Let $(X, d)$ be a [[Metric Space|metric space]] and $A, C \in \pow{X}$, then the **Hausdorff distance** $H_D$ between $A$ and $C$ is
$
D_H(A, C) = \max\paren{\sup_{x \in A}\inf_{y \in C} d(x, y), \sup_{y \in C}\inf_{x \in A}d(x, y)}
$
# Part A
$
D_H(A, C) = \inf\bracs{r \ge 0: A \subseteq C_r, C \subseteq A_r}
$
where
$
A_r = \bigcup_{x \in A}B(x, r)
$
*Proof*. Denote
$
d_H(A, C) = \inf \bracs{r \ge 0: A \subseteq C_r, C \subseteq A_r}
$
to differentiate the definitions.
Let $r > D_H(A, C)$, then
$
r > \sup_{x \in A} \inf_{y \in C}d(x, y) \quad r > \sup_{y \in C}\inf_{x \in A}d(x, y)
$
meaning that
$
\begin{align*}
r &> \inf_{y \in C}d(x, y) \forall x \in A \\
r &> \inf_{x \in C}d(x, y) \forall y \in C
\end{align*}
$
so
$
\begin{align*}
\forall x \in A, \exists y \in C: d(x, y) &< r \Leftrightarrow x \in B(y, r)\\
\forall y \in C, \exists x \in A: d(x, y) &< r \Leftrightarrow y \in B(x, r)
\end{align*}
$
implying that
$
A \subseteq C_r, C \subseteq A_r
$
and
$
r \in \bracs{r \ge 0: A \subseteq C_r, C \subseteq A_r} \forall r > D_H(A, C)
$
which gives
$
D_H(A, C) \ge \inf \bracs{r \ge 0: A \subseteq C_r, C \subseteq A_r} = d_H(A, C)
$
$D_H$ cannot be strictly less than $d_H$, otherwise $d_H$ is not the infimum.
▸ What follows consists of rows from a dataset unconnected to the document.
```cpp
#pragma unroll
  for (int k = 0; k < 8; ++k) {
    const int i = w * 512 + k * 64 + lane;
    L.u.tree.cur_pos[i] = (uint16_t)i;
    L.u.tree.sof[i] = 0;
  }
  if (tid == 0) {
    TreeSeg r0;
    r0.start = 0; r0.count = (uint16_t)cnt; r0.cut = (uint8_t)ssn_cut_axis(root); r0.ord = 0xFF; r0.pad = 0;
    L.seg[0] = r0;
    TreeBox b0;
#pragma unroll
    for (int d = 0; d < 3; ++d) { b0.lo[d] = root.lo[d]; b0.hi[d] = root.hi[d]; }
    L.u.tree.box[0] = b0;
  }
  __syncthreads();
  const uint32_t rsig = root_sig ? root_sig[blockIdx.x] : 0xFFFFFFFFu;
  const uint32_t ro1 = rsig & 0xFFu, ro2 = (rsig >> 8) & 0xFFu, ro3 = (rsig >> 16) & 0xFFu;
  if (ro1 < 3u) {
    uint16_t* la = L.list[ro1];
    const uint16_t* ra = L.rank[ro1];
    const uint16_t* r2 = L.rank[ro2 < 3u ? ro2 : 0u];
    const uint16_t* r3 = L.rank[ro3 < 3u ? ro3 : 0u];
    uint32_t ek[8], np[8];
#pragma unroll
    for (int k = 0; k < 8; ++k) {
      const int i = w * 512 + k * 64 + lane;
      ek[k] = 0u; np[k] = (uint32_t)i;
      const bool act = i < cnt;
      if (act) ek[k] = la[i];
      const uint32_t r = act ? (uint32_t)ra[ek[k]] : 0xFFFFFFFFu;
      uint32_t rp = tree_lane_prev(r), rn = tree_lane_next(r);
      if (lane == 0 && act && i > 0) rp = ra[la[i - 1]];
      if (lane == 63 && act && i + 1 < cnt) rn = ra[la[i + 1]];
      if (act && ((i > 0 && rp == r) || (i + 1 < cnt && rn == r))) {
        int lo = i, hi = i + 1;
        while (lo > 0 && ra[la[lo - 1]] == r) --lo;
        while (hi < cnt && ra[la[hi]] == r) ++hi;
        const uint32_t e = ek[k];
        const uint32_t e2 = ro2 < 3u ? (uint32_t)r2[e] : 0u, e3 = ro3 < 3u ? (uint32_t)r3[e] : 0u;
        uint32_t c = 0u;
        for (int j = lo; j < hi; ++j) {
          const uint32_t f = la[j];
          const uint32_t f2 = ro2 < 3u ? (uint32_t)r2[f] : 0u, f3 = ro3 < 3u ? (uint32_t)r3[f] : 0u;
          const bool less = f2 != e2 ? f2 < e2 : f3 != e3 ? f3 < e3 : f < e;
          c += less ? 1u : 0u;
        }
        np[k] = (uint32_t)lo + c;
      }
    }
    __syncthreads();
#pragma unroll
    for (int k = 0; k < 8; ++k) {
      const int i = w * 512 + k * 64 + lane;
      if (i < cnt) { la[np[k]] = (uint16_t)ek[k]; L.u.tree.cur_pos[ek[k]] = (uint16_t)np[k]; }
    }
    if (tid == 0) L.seg[0].ord = (uint8_t)ro1;
    __syncthreads();
  }
  const uint32_t base_seg = (uint32_t)blockIdx.x << rem;
  for (int l = 0; l < rem; ++l) {
    const int ns = 1 << l;
    const bool last = l + 1 == rem;
    LSGPU_TREE_T(8 + l);
    uint32_t sk[8];
    TreeSeg sg[8];
#pragma unroll
    for (int k = 0; k < 8; ++k) {
      const int i = w * 512 + k * 64 + lane;
      sk[k] = L.u.tree.sof[i];
      sg[k] = L.seg[i < cnt ? sk[k] : 0u];
    }
    uint32_t ek[8], np[8];
    bool upd[8], fix[8];
#pragma unroll
    for (int k = 0; k < 8; ++k) {
      const int i = w * 512 + k * 64 + lane;
      const bool active = i < cnt && (int)sg[k].count > knn;
      const int a = sg[k].cut;
      upd[k] = active && sg[k].ord != a;
      fix[k] = upd[k] && sg[k].ord != 0xFF;
      ek[k] = 0u; np[k] = (uint32_t)i;
      const uint16_t* la = L.list[a];
      const uint16_t* ra = L.rank[a];
      if (upd[k]) ek[k] = la[i];
      if (__ballot(fix[k])) {
        const uint32_t r = fix[k] ? (uint32_t)ra[ek[k]] : 0xFFFFFFFFu;
        const int s0 = sg[k].start, s1 = s0 + sg[k].count;
        uint32_t rp = tree_lane_prev(r), rn = tree_lane_next(r);
        if (lane == 0 && fix[k] && i > s0) rp = ra[la[i - 1]];
        if (lane == 63 && fix[k] && i + 1 < s1) rn = ra[la[i + 1]];
        const bool tie = fix[k] && ((i > s0 && rp == r) || (i + 1 < s1 && rn == r));
        if (tie) {
          int lo = i, hi = i + 1;
          while (lo > s0 && ra[la[lo - 1]] == r) --lo;
          while (hi < s1 && ra[la[hi]] == r) ++hi;
          const uint32_t cp = L.u.tree.cur_pos[ek[k]];
          uint32_t c = 0u;
          for (int j = lo; j < hi; ++j) c += L.u.tree.cur_pos[la[j]] < cp ? 1u : 0u;
          np[k] = (uint32_t)lo + c;
        }
      }
    }
    LSGPU_TREE_SYNC();
#pragma unroll
    for (int k = 0; k < 8; ++k) {
      if (fix[k]) L.list[sg[k].cut][np[k]] = (uint16_t)ek[k];
      if (upd[k]) L.u.tree.cur_pos[ek[k]] = (uint16_t)np[k];
    }
    LSGPU_TREE_SYNC();
    TreeSeg ps;
    TreeBox pb;
    uint32_t gi = 0u;
    ps.start = 0; ps.count = 0; ps.cut = 0; ps.ord = 0xFF; ps.pad = 0;
    if (tid < ns) {
      ps = L.seg[tid];
      pb = L.u.tree.box[tid];
      if ((int)ps.count > knn) {
        const uint32_t left = (uint32_t)ps.count - (uint32_t)ps.count / 2u;
        gi = idx[root.start + L.list[ps.cut][ps.start + left]];
      }
    }
    uint32_t e1[8], e2[8], xk[8], vk[8];
    uint32_t carry = 0u;
#pragma unroll
    for (int k = 0; k < 8; ++k) {
      const int i = w * 512 + k * 64 + lane;
      const bool active = i < cnt && (int)sg[k].count > knn;
      uint32_t v = 0u;
      e1[k] = e2[k] = 0u;
      if (active) {
        const int a = sg[k].cut;
        const int d1 = a == 2 ? 0 : a + 1, d2 = a == 0 ? 2 : a - 1;
        const uint32_t left = (uint32_t)sg[k].count - (uint32_t)sg[k].count / 2u;
        e1[k] = L.list[d1][i]; e2[k] = L.list[d2][i];
        const uint32_t f1 = ((uint32_t)L.u.tree.cur_pos[e1[k]] - sg[k].start) >= left ? 1u : 0u;
        const uint32_t f2 = ((uint32_t)L.u.tree.cur_pos[e2[k]] - sg[k].start) >= left ? 1u : 0u;
        v = f1 | (f2 << 16);
      }
      vk[k] = v;
      const uint32_t incl = tree_wave_scan(v, lane);
      xk[k] = carry + incl - v;
      carry += rl_u(incl, 63);
    }
    if (lane == 0) L.wsum[w] = carry;
    LSGPU_TREE_SYNC();
    uint32_t before = 0u;
    for (int ww = 0; ww < w; ++ww) before += L.wsum[ww];
#pragma unroll
    for (int k = 0; k < 8; ++k) {
      xk[k] += before;
      const int i = w * 512 + k * 64 + lane;
      if (i < cnt && (int)sg[k].count > knn && i == (int)sg[k].start) L.u.tree.segbase[sk[k]] = xk[k];
    }
    LSGPU_TREE_SYNC();
#pragma unroll
    for (int k = 0; k < 8; ++k) {
      const int i = w * 512 + k * 64 + lane;
      uint32_t nsof = 2u * sk[k];
      if (i < cnt && (int)sg[k].count > knn) {
        const int a = sg[k].cut;
        const int d1 = a == 2 ? 0 : a + 1, d2 = a == 0 ? 2 : a - 1;
        const uint32_t left = (uint32_t)sg[k].count - (uint32_t)sg[k].count / 2u;
        const uint32_t rel = xk[k] - L.u.tree.segbase[sk[k]];
        const uint32_t r1 = rel & 0xFFFFu, r2 = rel >> 16;
        const uint32_t off = (uint32_t)i - sg[k].start;
        const uint32_t f1 = vk[k] & 1u, f2 = vk[k] >> 16;
        const uint32_t p1 = f1 ? sg[k].start + left + r1 : sg[k].start + (off - r1);
        const uint32_t p2 = f2 ? sg[k].start + left + r2 : sg[k].start + (off - r2);
        L.list[d1][p1] = (uint16_t)e1[k];
        L.list[d2][p2] = (uint16_t)e2[k];
        nsof += off >= left ? 1u : 0u;
      }
      L.u.tree.sof[i] = (uint16_t)nsof;
    }
    if (tid < ns) {
      TreeSeg ca = ps, cb = ps;
      TreeBox ba = pb, bb = pb;
      if ((int)ps.count > knn) {
        const int cut = ps.cut;
        const uint32_t right = (uint32_t)ps.count / 2u, left = (uint32_t)ps.count - right;
        const float cutval = coord_of(p[gi], cut);
        SsnSeg ta, tb;
#pragma unroll
        for (int d = 0; d < 3; ++d) {
          ba.hi[d] = d == cut ? cutval : ba.hi[d];
          bb.lo[d] = d == cut ? cutval : bb.lo[d];
          ta.lo[d] = ba.lo[d]; ta.hi[d] = ba.hi[d]; tb.lo[d] = bb.lo[d]; tb.hi[d] = bb.hi[d];
        }
        ca.count = (uint16_t)left; ca.cut = (uint8_t)ssn_cut_axis(ta); ca.ord = (uint8_t)cut;
        cb.start = (uint16_t)(ps.start + left); cb.count = (uint16_t)right; cb.cut = (uint8_t)ssn_cut_axis(tb); cb.ord = (uint8_t)cut;
      } else {
        cb.start = (uint16_t)(ps.start + ps.count); cb.count = 0;
      }
      L.seg[2 * tid] = ca;
      L.seg[2 * tid + 1] = cb;
      if (!last) {
        L.u.tree.box[2 * tid] = ba;
        L.u.tree.box[2 * tid + 1] = bb;
      } else {
        SsnSeg oa, ob;
        oa.start = root.start + ca.start; oa.count = ca.count;
        ob.start = root.start + cb.start; ob.count = cb.count;
#pragma unroll
        for (int d = 0; d < 3; ++d) { oa.lo[d] = ba.lo[d]; oa.hi[d] = ba.hi[d]; ob.lo[d] = bb.lo[d]; ob.hi[d] = bb.hi[d]; }
        segs_out[base_seg + 2u * (uint32_t)tid] = oa;
        segs_out[base_seg + 2u * (uint32_t)tid + 1u] = ob;
      }
    }
    LSGPU_TREE_SYNC();
  }

  LSGPU_TREE_T(30);
  uint32_t g[8], so[8];
#pragma unroll
  for (int k = 0; k < 8; ++k) {
    const int i = w * 512 + k * 64 + lane;
    g[k] = 0u; so[k] = 0u;
    if (i < cnt) {
      so[k] = L.u.tree.sof[i];
      const TreeSeg leaf = L.seg[so[k]];
      const uint32_t e = leaf.ord == 0xFF ? (uint32_t)i : (uint32_t)L.list[leaf.ord][i];
      g[k] = idx[root.start + e];
    }
  }
  __syncthreads();
#pragma unroll
  for (int k = 0; k < 8; ++k) {
    const int i = w * 512 + k * 64 + lane;
    if (i < cnt) {
      idx[root.start + i] = g[k];
      seg_of[root.start + i] = base_seg + so[k];
    }
  }
  LSGPU_TREE_T(31);
}

}
```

Now let $r > d_H(A, C)$, then $A \subseteq C_r, C \subseteq A_r$ (otherwise $d_H$ is not the infimum). This means that
$
\begin{align*}
\forall x \in A, \exists y \in C: x \in B(y, r) \Leftrightarrow d(x, y) &< r \\
\forall y \in C, \exists x \in A: y \in B(x, r) \Leftrightarrow d(x, y) &< r
\end{align*}
$
and that
$
\begin{align*}
r &\ge \inf_{y \in C}d(x, y) \forall x \in A \\
r &\ge \inf_{x \in A}d(x, y) \forall y \in C
\end{align*}
$
so
$
r \ge \sup_{x \in A} \inf_{y \in C}d(x, y) \quad r \ge \sup_{y \in C}\inf_{x \in A}d(x, y)
$
and $r \ge D_H(A, C)$ ($D_H$ is a lower bound). Therefore
$
D_H(A, C) \le \inf \bracs{r \ge 0: A \subseteq C_r, C \subseteq A_r} = d_H(A, C)
$
# Part B
Let $A = \bracs{0}$ and $C = (0, \infty)$, then
$
\begin{align*}
\sup_{y \in C}\inf_{x \in A}d(x, y) &= \sup \bracs{\inf_{x \in A}d(x, y): y \in C} \\
&= \sup \bracs{d(0, y): y \in (0, \infty)} \\
&= \sup \bracs{y: y \in (0, \infty)} \\
&= \sup (0, \infty) = \infty
\end{align*}
$
Let $A, C \subseteq \real$, then if $A, C$ are bounded, $D_H(A, C) < \infty$.
Since $A, C$ are bounded,
$
\exists M_A : B(0, M_A) \supseteq A \quad \exists M_C: B(0, M_C) \supseteq C
$
Let $M = \max(M_A, M_C)$, then $B(0, M) \supseteq A, C$ and
$
d(a, c) < d(a, 0) + d(0, c) < 2M \quad \forall a \in A, c \in C
$
so we have
$
\begin{align*}
\sup_{x \in A}\inf_{y \in C} d(x, y) &\le \sup_{x \in A} 2M = 2M < \infty \\
\sup_{y \in C}\inf_{x \in A} d(x, y) &\le \sup_{y \in C} 2M = 2M < \infty
\end{align*}
$
and therefore $D_H(A, C) < \infty$.
# Part C
Let $A, C \subseteq X$, then $D_H(A, C) = 0 \Leftrightarrow \overline{A} = \overline{C}$.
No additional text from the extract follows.